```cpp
constexpr int LB_T = 512;
constexpr int64_t LB_LDS_WORDS = 30720;
constexpr int32_t LB_A3MAX = 4096;
bool mr_lo_fits(const mr_spans* sp) {
    return sp->indexed && sp->ekey.p && sp->n_podops <= NS_PMAX && sp->n_edge_keys <= NS_EMAX &&
           2 * (3 * (int64_t)sp->n_podops + sp->n_edge_keys) + 2 * (int64_t)sp->n_svcops <= LB_LDS_WORDS &&
           sp->n_svcops <= LB_A3MAX && sp->n_traces <= (1 << 24);
}
struct IxWinLoB {
    const int32_t *lo_tr, *lo_len, *lo_kid, *lo_first, *bstart;
    const int64_t *lo_off, *lsv_off, *le_off;
    const uint16_t *lo16, *lo_cnt;
    const uint32_t *lsv, *le;
    const long long *lo_ts, *lo_te, *lo_mx;
    const double* a3;
    const uint8_t* a3v;
    int64_t t0, t1;
    uint8_t* state;
    int8_t* side;
    unsigned long long* counts;
    int32_t NT, NP, nek, nsvc;
    uint32_t* kcnt[2];
    int64_t* tot[2];
    uint32_t* rows;
};
__host__ __device__ __forceinline__ size_t lo_region0(size_t gbytes) {
    return 2 * gbytes > (size_t)2048 * 8 ? 2 * gbytes : (size_t)2048 * 8;
}
constexpr int LB_R = 4;
__device__ __forceinline__ int32_t lo_trace_of(uint32_t e, uint32_t n, const uint32_t* st, int32_t nt) {
    if (n > 0) return (int32_t)(e / n);
    int32_t lo = 0;
#pragma unroll
    for (int32_t step = LO_BT_MAX / 2; step >= 1; step >>= 1) {
        const int32_t mid = lo + step;
        lo = mid < nt && st[mid] <= e ? mid : lo;
    }
    return lo;
}
__global__ void __launch_bounds__(LB_T, 6) k_lo_build_b(IxBatch<IxWinLoB> a) {
    extern __shared__ __attribute__((aligned(16))) unsigned char lraw[];
    __shared__ uint32_t pst[LO_BT_MAX + 1], est[LO_BT_MAX + 1];
    __shared__ int8_t ss[LO_BT_MAX];
    __shared__ unsigned long long bc[5][LB_T / WAVE];
    const int k = ixb_pick(a.b0, a.n);
    const IxWinLoB& w = a.w[k];
    const int32_t blk = (int32_t)blockIdx.x - a.b0[k];
    const int tid = threadIdx.x, lane = tid & (WAVE - 1), wv = tid / WAVE;
    const int32_t NP = w.NP, nek = w.nek;
    const size_t gbytes = ((size_t)NP * 12 + (size_t)nek * 4 + 15) / 16 * 16;
    const size_t reg0 = lo_region0(gbytes);
    double* la3 = (double*)(lraw + reg0);
    double* prod = (double*)lraw;
    const uint32_t cap = (uint32_t)(reg0 / 8 / LB_T * LB_T);
    for (int32_t c = tid; c < w.nsvc; c += LB_T) la3[c] = w.a3v[c] ? w.a3[c] : 0.0;
    const int32_t T0 = w.bstart[blk], nt = w.bstart[blk + 1] - T0;
    const int64_t P0 = w.lo_off[T0], Q0 = w.le_off[T0], V0 = w.lsv_off[T0];
    const uint32_t np = (uint32_t)(w.lo_off[T0 + nt] - P0), nq = (uint32_t)(w.le_off[T0 + nt] - Q0);
    const uint32_t nv = (uint32_t)(w.lsv_off[T0 + nt] - V0);
    if (tid == 0) {
        pst[nt] = np;
        est[nt] = nq;
    }
    constexpr int NS = LO_BT_MAX / LB_T;
    uint32_t va[NS], vb[NS];
    bool act[NS];
    double expect[NS];
    long long mx[NS];
    unsigned long long rows = 0;
#pragma unroll
    for (int q = 0; q < NS; ++q) {
        const int32_t t = q * LB_T + tid;
        const bool valid = t < nt;
        const int64_t i = (int64_t)T0 + (valid ? t : nt - 1);
        const int32_t len = w.lo_len[i];
        const long long ts = w.lo_ts[i], te = w.lo_te[i];
        mx[q] = w.lo_mx[i];
        va[q] = (uint32_t)(w.lsv_off[i] - V0);
        vb[q] = (uint32_t)(w.lsv_off[i + 1] - V0);
        const bool in = valid && len > 0 && ts >= w.t0 && te <= w.t1;
        rows += in ? (unsigned long long)len : 0ull;
        act[q] = in && mx[q] > 0;
        expect[q] = 0.0;
    }
    __syncthreads();
    for (uint32_t r0 = 0; r0 < nv; r0 += cap) {
        const uint32_t rn = min(cap, nv - r0);
        constexpr int LU = 8;
        for (uint32_t x0 = 0; x0 < rn; x0 += LU * LB_T) {
            uint32_t v[LU];
#pragma unroll
            for (int u = 0; u < LU; ++u) {
                const uint32_t x = x0 + (uint32_t)(u * LB_T + tid);
                v[u] = w.lsv[V0 + (int64_t)(r0 + min(x, rn - 1))];
            }
#pragma unroll
            for (int u = 0; u < LU; ++u) {
                const uint32_t x = x0 + (uint32_t)(u * LB_T + tid);
                if (x < rn) prod[x] = (double)(v[u] >> 16) * la3[v[u] & 0xffffu];
            }
        }
        __syncthreads();
#pragma unroll
        for (int q = 0; q < NS; ++q)
            if (act[q]) {
                const uint32_t lo = max(va[q], r0), hi = min(vb[q], r0 + rn);
                for (uint32_t j = lo; j < hi; j += 8) {
                    double p8[8];
#pragma unroll
                    for (int u = 0; u < 8; ++u) p8[u] = prod[min(j + u, hi - 1) - r0];
#pragma unroll
                    for (int u = 0; u < 8; ++u)
                        if (j + u < hi) expect[q] += p8[u];
                }
            }
        __syncthreads();
    }
    for (size_t x = (size_t)tid * 4; x < reg0; x += (size_t)LB_T * 4) *(uint32_t*)(lraw + x) = 0u;
    unsigned long long nab = 0, nno = 0, nz0 = 0, nz1 = 0;
#pragma unroll
    for (int q = 0; q < NS; ++q) {
        const int32_t t = q * LB_T + tid;
        const bool valid = t < nt;
        const int64_t i = (int64_t)T0 + (valid ? t : nt - 1);
        const int32_t kid0 = w.lo_kid[i], tr = w.lo_tr[i];
        const int64_t pa = w.lo_off[i], pb = w.lo_off[i + 1], ea = w.le_off[i];
        const int stt = act[q] ? ((double)mx[q] / 1000.0 > expect[q] ? 2 : 1) : 0;
        const int s_ = valid ? (stt == 2 ? 0 : stt == 1 ? 1 : -1) : -1;
        if (valid) {
            w.state[tr] = (uint8_t)stt;
            w.side[i] = (int8_t)s_;
            ss[t] = (int8_t)s_;
            pst[t] = (uint32_t)(pa - P0);
            est[t] = (uint32_t)(ea - Q0);
        }
        nab += stt == 2;
        nno += stt == 1;
        if (s_ == 0) nz0 += (unsigned long long)(pb - pa);
        else if (s_ == 1) nz1 += (unsigned long long)(pb - pa);
        const int kid = valid ? kid0 : -1;
        const int kp = __shfl_up(kid, 1, WAVE);
        const bool hd = kid >= 0 && (lane == 0 || kp != kid);
        const unsigned long long H = __ballot(hd), B0 = __ballot(s_ == 0), B1 = __ballot(s_ == 1);
        if (hd) {
            const unsigned long long above = lane == WAVE - 1 ? 0ull : H & (~0ull << (lane + 1));
            const unsigned long long run = (above ? (above & (0ull - above)) - 1ull : ~0ull) & (~0ull << lane);
            const uint32_t c0 = (uint32_t)__popcll(B0 & run), c1 = (uint32_t)__popcll(B1 & run);
            if (c0) atomicAdd(&w.kcnt[0][kid], c0);
            if (c1) atomicAdd(&w.kcnt[1][kid], c1);
        }
    }
    __syncthreads();
    constexpr int LB_LANE = 8;
    const bool lanewise = nt > 0 && pst[nt] - pst[nt - 1] <= (uint32_t)LB_LANE;
    if (lanewise) {
#pragma unroll
        for (int q = 0; q < NS; ++q) {
            const int32_t t = q * LB_T + tid;
            const int sd = t < nt ? (int)ss[t] : -1;
            if (sd < 0) continue;
            unsigned char* G = lraw + (size_t)sd * gbytes;
            const uint32_t a0 = pst[t], n = pst[t + 1] - a0, rot = n ? (uint32_t)t % n : 0u;
            uint32_t pc[LB_LANE];
            int32_t fr[LB_LANE];
#pragma unroll
            for (int u = 0; u < LB_LANE; ++u) {
                const uint32_t j = (uint32_t)u + rot;
                const int64_t e = P0 + (int64_t)a0 + (u < (int)n ? (j >= n ? j - n : j) : 0u);
                pc[u] = (uint32_t)w.lo16[e] | ((uint32_t)w.lo_cnt[e] << 16);
                fr[u] = w.lo_first[e];
            }
#pragma unroll
            for (int u = 0; u < LB_LANE; ++u)
                if (u < (int)n) {
                    const uint32_t c = pc[u] & 0xffffu;
                    atomicAdd((unsigned long long*)G + c, (unsigned long long)(pc[u] >> 16) | (1ull << 32));
                    atomicMax((int32_t*)(G + (size_t)NP * 8) + c, 0x7fffffff - fr[u]);
                }
            const uint32_t b0e = est[t], m = est[t + 1] - b0e, rte = m ? (uint32_t)t % m : 0u;
            uint32_t* Ge = (uint32_t*)(G + (size_t)NP * 12);
            for (uint32_t u0 = 0; u0 < m; u0 += LB_LANE) {
                uint32_t ev[LB_LANE];
#pragma unroll
                for (int u = 0; u < LB_LANE; ++u) {
                    const uint32_t j = u0 + (uint32_t)u, jr = j + rte;
                    ev[u] = w.le[Q0 + (int64_t)b0e + (j < m ? (jr >= m ? jr - m : jr) : 0u)];
                }
#pragma unroll
                for (int u = 0; u < LB_LANE; ++u)
                    if (u0 + (uint32_t)u < m) atomicAdd(Ge + (ev[u] & 0xffffu), ev[u] >> 16);
            }
        }
    }
    const uint32_t n0 = nt ? pst[1 < nt ? 1 : nt] - pst[0] : 0u;
    const uint32_t npo = n0 > 0 && np == (uint32_t)nt * n0 ? n0 : 0u;
    constexpr int NW = LB_T / WAVE;
    const uint32_t nmax = lanewise ? 0u : max(np, nq);
    for (uint32_t b0 = (uint32_t)wv * (LB_R * WAVE); b0 < nmax; b0 += NW * LB_R * WAVE) {
        uint32_t pc[LB_R], ev[LB_R];
        int32_t fr[LB_R];
#pragma unroll
        for (int r = 0; r < LB_R; ++r) {
            const uint32_t o = b0 + (uint32_t)(r * WAVE + lane);
            if (b0 < np) {
                const int64_t e = P0 + (int64_t)min(o, np - 1u);
                pc[r] = (uint32_t)w.lo16[e] | ((uint32_t)w.lo_cnt[e] << 16);
                fr[r] = w.lo_first[e];
            }
            if (b0 < nq) ev[r] = w.le[Q0 + (int64_t)min(o, nq - 1u)];
        }
#pragma unroll
        for (int r = 0; r < LB_R; ++r) {
            const uint32_t o = b0 + (uint32_t)(r * WAVE + lane);
            if (o < np) {
                const int sd = ss[lo_trace_of(o, npo, pst, nt)];
                if (sd >= 0) {
                    unsigned char* G = lraw + (size_t)sd * gbytes;
                    const uint32_t c = pc[r] & 0xffffu;
                    atomicAdd((unsigned long long*)G + c, (unsigned long long)(pc[r] >> 16) | (1ull << 32));
                    atomicMax((int32_t*)(G + (size_t)NP * 8) + c, 0x7fffffff - fr[r]);
                }
            }
            if (o < nq) {
                const int sd = ss[lo_trace_of(o, 0u, est, nt)];
                if (sd >= 0)
                    atomicAdd((uint32_t*)(lraw + (size_t)sd * gbytes + (size_t)NP * 12) + (ev[r] & 0xffffu), ev[r] >> 16);
            }
        }
    }
    __syncthreads();
    {
        unsigned long long v[5] = {nab, nno, rows, nz0, nz1};
#pragma unroll
        for (int m = 32; m >= 1; m >>= 1)
#pragma unroll
            for (int q = 0; q < 5; ++q) v[q] += __shfl_xor(v[q], m, WAVE);
        if (lane == 0)
#pragma unroll
            for (int q = 0; q < 5; ++q) bc[q][wv] = v[q];
    }
    __syncthreads();
    if (tid < 5) {
        unsigned long long v = 0;
        for (int q = 0; q < NW; ++q) v += bc[tid][q];
        if (v) {
            if (tid < 3) atomicAdd(&w.counts[(size_t)(blk % CSH) * 3 + tid], v);
            else atomicAdd((unsigned long long*)&w.tot[tid - 3][1], v);
        }
    }
    const size_t rw = 3 * (size_t)NP + (size_t)nek;
    uint32_t* R = w.rows + (size_t)blk * 2 * rw;
    for (int g = 0; g < 2; ++g) {
        const unsigned char* G = lraw + (size_t)g * gbytes;
        uint32_t* Rg = R + (size_t)g * rw;
// ... 170 lines not shown
            ap.w[k].tot[j] = out + 5;
            L.kcnt[j] = B.kcnt;
            L.tot[j] = out + 5;
            IxLoRed& R = ar.w[k];
            R.ocnt[j] = ocnt;
            R.ofinv[j] = ofinv;
            R.ocov[j] = ocov;
            R.gc[j] = gc;
        }
        const int32_t nt = sp->lo_nblk;
        const int64_t rw = 3 * (int64_t)NP + nek;
        roff[(size_t)k] = rwords;
        rwords += (int64_t)nt * 2 * rw;
        ar.w[k].nblk = nt;
        ar.w[k].NP = NP;
        ar.w[k].nek = (int32_t)nek;
        ar.b0[k] = br;
        br += (int32_t)cdiv(2 * rw, 256);
        const int32_t npb = (int32_t)std::max<int64_t>(cdiv((int64_t)NT, LP_TILE), 1);
        woff[(size_t)k] = words;
        words += 2 * (int64_t)npb;
        ap.b0[k] = bp;
        bp += npb;
        ap.w[k].NT = NT;
        soff[(size_t)k] = sbytes;
        sbytes += ((int64_t)NT + 15) / 16 * 16;
        ab.b0[k] = bb;
        bb += nt;
        const DetIn& d = dets[k];
        L.bstart = sp->lo_bstart.p;
        L.lo_tr = sp->lo_tr.p;
        L.lo_len = sp->lo_len.p;
        L.lo_kid = sp->lo_kid.p;
        L.lo_first = sp->lo_first.p;
        L.lo_off = sp->lo_off.p;
        L.lsv_off = sp->lsv_off.p;
        L.le_off = sp->le_off.p;
        L.lo16 = sp->lo16.p;
        L.lo_cnt = sp->lo_cnt.p;
        L.lsv = sp->lsv.p;
        L.le = sp->le.p;
        L.lo_ts = sp->lo_ts.p;
        L.lo_te = sp->lo_te.p;
        L.lo_mx = sp->lo_mx.p;
        L.a3 = d.a3;
        L.a3v = d.a3v;
        L.t0 = d.t0;
        L.t1 = d.t1;
        L.state = d.state;
        L.counts = d.counts;
        L.NT = NT;
        L.NP = NP;
        L.nek = (int32_t)nek;
        L.nsvc = sp->n_svcops;
        lds = std::max(lds, lo_region0(((size_t)NP * 12 + (size_t)nek * 4 + 15) / 16 * 16) + (size_t)sp->n_svcops * 8);
        ac.b0[k] = bc;
        bc += (int32_t)cdiv(sp->n_xj, 256);
        ac.w[k] = IxWinCross{d.state, sp->xj_tc.p, sp->xj_tp.p, sp->xj_eid.p, sp->n_xj, xs};
        an.b0[k] = 2 * k;
        an.w[k] = IxWinNodes{sp->ekey.p, nek, NP, 0, na};
    }
    for (int k = n; k <= IXW; ++k) {
        ab.b0[k] = bb;
        ar.b0[k] = br;
        ap.b0[k] = bp;
        ac.b0[k] = bc;
        an.b0[k] = 2 * n;
    }
    unsigned long long* dst = nullptr;
    uint64_t epoch = 0;
    MR_TRY(mr_dl_status(ctx, words, &dst, &epoch));
    DBuf<uint32_t> rows;
    DBuf<int8_t> side;
    MR_TRY(rows.alloc(ctx, (size_t)std::max<int64_t>(rwords, 1)));
    MR_TRY(side.alloc(ctx, (size_t)std::max<int64_t>(sbytes, 16)));
    for (int k = 0; k < n; ++k) {
        ab.w[k].rows = rows.p + roff[(size_t)k];
        ar.w[k].rows = rows.p + roff[(size_t)k];
        ab.w[k].side = side.p + soff[(size_t)k];
        ap.w[k].side = side.p + soff[(size_t)k];
        ap.w[k].st = dst + woff[(size_t)k];
    }
    hipLaunchKernelGGL(k_lo_build_b, dim3(bb), dim3(LB_T), lds, st, ab);
    hipLaunchKernelGGL(k_lo_pos_b, dim3(bp), dim3(LP_T), 0, st, ap, epoch);
    hipLaunchKernelGGL(k_lo_reduce_b, dim3(br), dim3(256), 0, st, ar);
    if (bc) hipLaunchKernelGGL(k_ix_cross2_b, dim3(bc), dim3(256), 0, st, ac);
    hipLaunchKernelGGL(k_nodes_small2_b, dim3(2 * n), dim3(NS_T), 0, st, an);
    MR_TRY_HIP(ctx, hipGetLastError());
// ... 112 lines not shown
```

microrank_amd/csrc/mr_internal.h:

```cpp
#pragma once
#include <hip/hip_runtime.h>

#include <cstdarg>
#include <cstdint>
#include <cstdio>
#include <map>
#include <string>
#include <unordered_map>
#include <utility>
#include <memory>
#include <mutex>
#include <vector>

#include "../../include/microrank_hip.h"

constexpr int WAVE = 64;

struct mr_ctx {
    int device = 0;
    hipStream_t stream = nullptr;
    uint32_t flags = 0;
    std::string err;
    void* comm = nullptr;
    int rank = 0, nranks = 1;
// ... 236 lines not shown
    mr_ctx* ctx = nullptr;
    int64_t S = 0;
    int32_t n_traces = 0, n_podops = 0, n_svcops = 0;
    DBuf<int32_t> trace, podop, svcop;
    DBuf<int64_t> span, parent, duration, tstart, tend;
    bool has_times = false;
    DBuf<int32_t> grow;
    int row_bits = 0;
    int64_t n_span_codes = 0;
    DBuf<int64_t> id_off;
    DBuf<int32_t> id_rows;
    bool indexed = false;
    bool uniform_times = false;
    DBuf<int32_t> tlen;
    DBuf<long long> tmaxd, tts, tte;
    int64_t n_po = 0, n_sv = 0, n_ed = 0, n_xj = 0;
    int64_t n_edge_keys = 0;
    DBuf<uint64_t> ekey;
    DBuf<int32_t> ed_eid, xj_eid;
    DBuf<int64_t> po_off;
    DBuf<int32_t> po_op, po_cnt, po_first, po_tr;
    DBuf<int64_t> sv_off;
    DBuf<int32_t> sv_op, sv_cnt;
    DBuf<int64_t> ed_off;
    DBuf<uint64_t> ed_key;
    DBuf<int32_t> ed_cnt, ed_tr;
    DBuf<int32_t> eb_tr, eb_cnt, eb_eid;
    DBuf<int32_t> xj_tc, xj_tp;
    DBuf<uint64_t> xj_key;
    bool lo_ok = false;
    int32_t lo_nk = 0;
    DBuf<int32_t> lo_tr, lo_len, lo_kid;
    DBuf<int64_t> lo_off;
    DBuf<uint16_t> lo16, lo_cnt;
    DBuf<int32_t> lo_first;
    DBuf<long long> lo_ts, lo_te, lo_mx;
    DBuf<int32_t> lo_bstart;
    int32_t lo_nblk = 0;
    DBuf<int64_t> lsv_off, le_off;
    DBuf<uint32_t> lsv, le;
    DBuf<int32_t> dict_rows[3];
    bool raw = false;
    DBuf<int64_t> raw_off[6];
    DBuf<uint8_t> raw_bytes[6], raw_valid;
    DBuf<int64_t> src;
    int64_t src_next = 0;
};
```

--------------------

• _What is needed_
In the records above, find the lines holding "double". Copy each one.

• _Response to this task_
    const double* a3;
    double* la3 = (double*)(lraw + reg0);
    double* prod = (double*)lraw;
    double expect[NS];
                if (x < rn) prod[x] = (double)(v[u] >> 16) * la3[v[u] & 0xffffu];
                    double p8[8];
        const int stt = act[q] ? ((double)mx[q] / 1000.0 > expect[q] ? 2 : 1) : 0;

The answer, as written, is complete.